„Scoring Girls“Tugba Tekkal erhält den Ehrenamtpreis für ihr Integrationsprojekt
Köln – Am Anfang waren Tugba Tekkals Eltern gar nicht davon begeistert, dass ihre Tochter Fußball spielen wollte. „Die fanden: Mädchen sollten nicht mit Schrammen an den Beinen nach Hause kommen. Sowas gehört sich einfach nicht“, sagt Tekkal. Aber das hielt sie nicht vom Spielen ab. „Ich habe heimlich mit den Jungs auf der Straße gekickt.“ Anfangs nahmen ihre Brüder sie mit zum Fußballspielen. Aber das änderte sich schnell. „Als die gemerkt haben, was ich am Ball kann, haben die Freunde meiner Brüder nur noch mich angerufen, wenn sie auf den Bolzplatz gegangen sind“, erzählt sie.
Als sie 17 war, verlor sie eine Wette gegen einen ihrer Brüder. Beim Länderspiel setzte sie auf Deutschland, ihr Bruder auf Italien – und damit lag er richtig. Vorher hatten sie abgemacht, dass er sie im Fußballverein anmeldet, wenn sie verliert. Die Eltern durften davon nichts wissen. „Meine Klamotten haben manchmal etwas gestunken“, sagt Tekkal. „Weil ich sie mehrmals angezogen habe. Sonst wäre meiner Mutter beim Wäschewaschen vielleicht was aufgefallen.“ Fast ein Jahr lang wussten die Eltern nicht, dass ihre Tochter beim TSV Havelse spielte. Irgendwann bekam sie ein Angebot vom Hamburger SV. 2009 wechselte Tekkal dann zum 1. FC Köln.

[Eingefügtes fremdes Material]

__device__ __forceinline__ double reinforce_reward(const double v[13], uint32_t status) {
    const double vx = v[2], vy = v[3], angle = v[4], fuel = v[6], dist = v[9], dx = v[10], dy = v[11],
                 speed = v[12];
    constexpr double kScale = 1.0 - 0.3;
    const double time_penalty = -(kScale * (1.0 / (1.0 + (50.0 * (dist * dist))))) - 0.3;
    const double odx0 = -dx, ody0 = -dy;
    const double onorm = sqrt(odx0 * odx0 + ody0 * ody0);
    const double odx = odx0 / onorm, ody = ody0 / onorm;
    const double align_v = (vx / speed) * odx + (vy / speed) * ody;
    const double align = onorm < 1e-6 ? 1.0 : speed < 1e-6 ? 0.0 : align_v;
    const bool above = (dist > 0.065) & (dy > 0.0);
    const double sig = 4.5 * (1.0 / (1.0 + exp(10.0 * (dist - 0.5))));
    const double distance = above ? ((align > 0.0 ? 1.0 : 0.0) * speed) * sig : 0.0;
    const double valign = (above & (align > 0.0)) ? 0.5 : 0.0;
    double total = time_penalty;
    total += distance;
    total += valign;
    const double excess = fabs(angle) - (((0.20 - 0.111) * dist) + 0.111);
    total += -(excess > 0.0 ? excess : 0.0);
    const double over = dist < 1 ? speed - 0.1 : speed - 0.4;
    total += (dist < 1 ? -2.0 : -1.0) * (over > 0.0 ? over : 0.0);
    total += dy > 0.0 ? 0.0 : dy * 4.0;
    const bool landed = status & DD_ST_LANDED, crashed = status & DD_ST_CRASHED;
    const double crash_term = dist > 0.3 ? -200.0 - 100.0 : -200.0;
    total += landed ? 500.0 + fuel * 100.0 : crashed ? crash_term : 0.0;
    return total;
}

__device__ __forceinline__ void notebook_reward_parts(const double v[13], uint32_t status, double prev_dist,
                                                      double parts[8]) {
    const double vx = v[2], vy = v[3], angle = v[4], fuel = v[6], dist = v[9], dx = v[10], dy = v[11],
                 speed = v[12];
    parts[0] = -(1.0 * (1.0 / (1.0 + (100.0 * (dist * dist))))) - 0.0;
    const bool have_prev = !__builtin_isnan(prev_dist);
    const double delta = prev_dist - dist;
    const double vtp = dist > 1e-6 ? (vx * dx + vy * dy) / dist : 0.0;
    const bool fast_toward = (speed >= 0.15) & (vtp > 0.1) & (dist > 0.065);
    const double clipped = fmin(fmax(delta * 1000 * (1.0 + speed * 2.0), -2.0), 5.0);
    const bool away = !fast_toward & (delta < -0.001);
    double distance = fast_toward ? clipped : away ? -2.0 * fabs(delta) * 1000 : 0.0;
    double hovering = (fast_toward | away) ? 0.0 : speed < 0.05 ? -1.0 : speed < 0.15 ? -0.3 : 0.0;
    parts[1] = have_prev ? distance : 0.0;
    parts[2] = have_prev ? hovering : 0.0;
    const double excess = fabs(angle) - (((0.20 - 0.111) * dist) + 0.111);
    parts[3] = -(excess > 0.0 ? excess : 0.0);
    const double over = dist < 1 ? speed - 0.1 : speed - 0.6;
    parts[4] = (dist < 1 ? -2.0 : -1.0) * (over > 0.0 ? over : 0.0);
    parts[5] = dy > 0.0 ? 0.0 : dy * 4.0;
    const bool landed = status & DD_ST_LANDED, crashed = status & DD_ST_CRASHED;
    const double crash_term = dist > 0.3 ? -200.0 - 100.0 : -200.0;
    parts[6] = landed ? 800.0 + fuel * 100.0 : crashed ? crash_term : 0.0;
    double total = 0.0;
    total += -0.5;
#pragma unroll
    for (int j = 1; j < 7; ++j) total += parts[j];
    parts[7] = total;
}

__device__ __forceinline__ void reinforce_reward_parts(const double v[13], uint32_t status, double parts[8]) {
    const double vx = v[2], vy = v[3], angle = v[4], fuel = v[6], dist = v[9], dx = v[10], dy = v[11],
                 speed = v[12];
    constexpr double kScale = 1.0 - 0.3;
    parts[0] = -(kScale * (1.0 / (1.0 + (50.0 * (dist * dist))))) - 0.3;
    const double odx0 = -dx, ody0 = -dy;
    const double onorm = sqrt(odx0 * odx0 + ody0 * ody0);
    const double odx = odx0 / onorm, ody = ody0 / onorm;
    const double align_v = (vx / speed) * odx + (vy / speed) * ody;
    const double align = onorm < 1e-6 ? 1.0 : speed < 1e-6 ? 0.0 : align_v;
    const bool above = (dist > 0.065) & (dy > 0.0);
    const double sig = 4.5 * (1.0 / (1.0 + exp(10.0 * (dist - 0.5))));
    parts[1] = above ? ((align > 0.0 ? 1.0 : 0.0) * speed) * sig : 0.0;
    parts[2] = (above & (align > 0.0)) ? 0.5 : 0.0;
    const double excess = fabs(angle) - (((0.20 - 0.111) * dist) + 0.111);
    parts[3] = -(excess > 0.0 ? excess : 0.0);
    const double over = dist < 1 ? speed - 0.1 : speed - 0.4;
    parts[4] = (dist < 1 ? -2.0 : -1.0) * (over > 0.0 ? over : 0.0);
    parts[5] = dy > 0.0 ? 0.0 : dy * 4.0;
    const bool landed = status & DD_ST_LANDED, crashed = status & DD_ST_CRASHED;
    const double crash_term = dist > 0.3 ? -200.0 - 100.0 : -200.0;
    parts[6] = landed ? 500.0 + fuel * 100.0 : crashed ? crash_term : 0.0;
    double total = parts[0];
#pragma unroll
    for (int j = 1; j < 7; ++j) total += parts[j];
    parts[7] = total;
}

Tugba musste Eltern von Flüchtlingskindern überreden
Letztes Jahr startete sie das Projekt „Scoring Girls“, für das sie jetzt mit dem Ehrenamtspreis ausgezeichnet wird: Einmal pro Woche trainiert sie mit Mädchen aus Flüchtlingsfamilien. „Die Idee hatte ich schon lange“, sagt sie. „Als Mädel mit Migrationshintergrund habe ich mich gefragt: ,Was kannst du tun?’“ Also ging sie in Flüchtlingsheime und suchte Mädchen, die Lust hatten, Fußball zu spielen. Zuerst musste sie aber die Eltern überzeugen. „Mädchen spielen doch kein Fußball!“, fanden die etwa. Viele der Sorgen kannte Tekkal schon von ihren jesidisch-kurdischen Eltern, die aus der Türkei nach Deutschland geflohen waren. Jetzt musste sie sich wieder damit auseinander setzen. „Ein wenig hat das schon genervt“, sagt sie. „Andererseits kann ich es aber auch verstehen. Dort ist es halt nicht normal, dass Mädchen Fußball spielen.“
Zwischen 15 und 20 Mädchen kommen zu den Trainingseinheiten. Sie stammen aus dem Irak, Syrien, Iran oder Afghanistan. Die Mädchen aus den Flüchtlingsfamilien bleiben aber nicht unter sich – auch deutsche Mädchen dürfen mitmachen. „Integration funktioniert nirgendwo so gut wie im Sport“, sagt Tekkal. „Hier kommt es nicht drauf an, wo du herkommst, sondern nur, ob du Fußball spielen kannst.“
Vor Kurzem hat „Scoring Girls“ ein Sommerfest gefeiert. Die Eltern der Mädchen waren mit dabei – und aus den Sorgen scheint Stolz geworden zu sein. „Die kamen und haben gefragt: Meine Tochter ist doch gut, oder?“ Wie es aussieht, spielen Mädchen also doch Fußball. „Wenn es dieses Umdenken gibt, finde ich das super“, sagt Tekkal. Auch das hat sie selbst alles schon erlebt. „ Meine Eltern haben damals gesehen, was der Fußball mit mir macht“, sagt sie. „Wie ich aufblühe.“ Noch heute hängt ihre erste Autogrammkarte bei den Eltern zu Hause an der Pinnwand.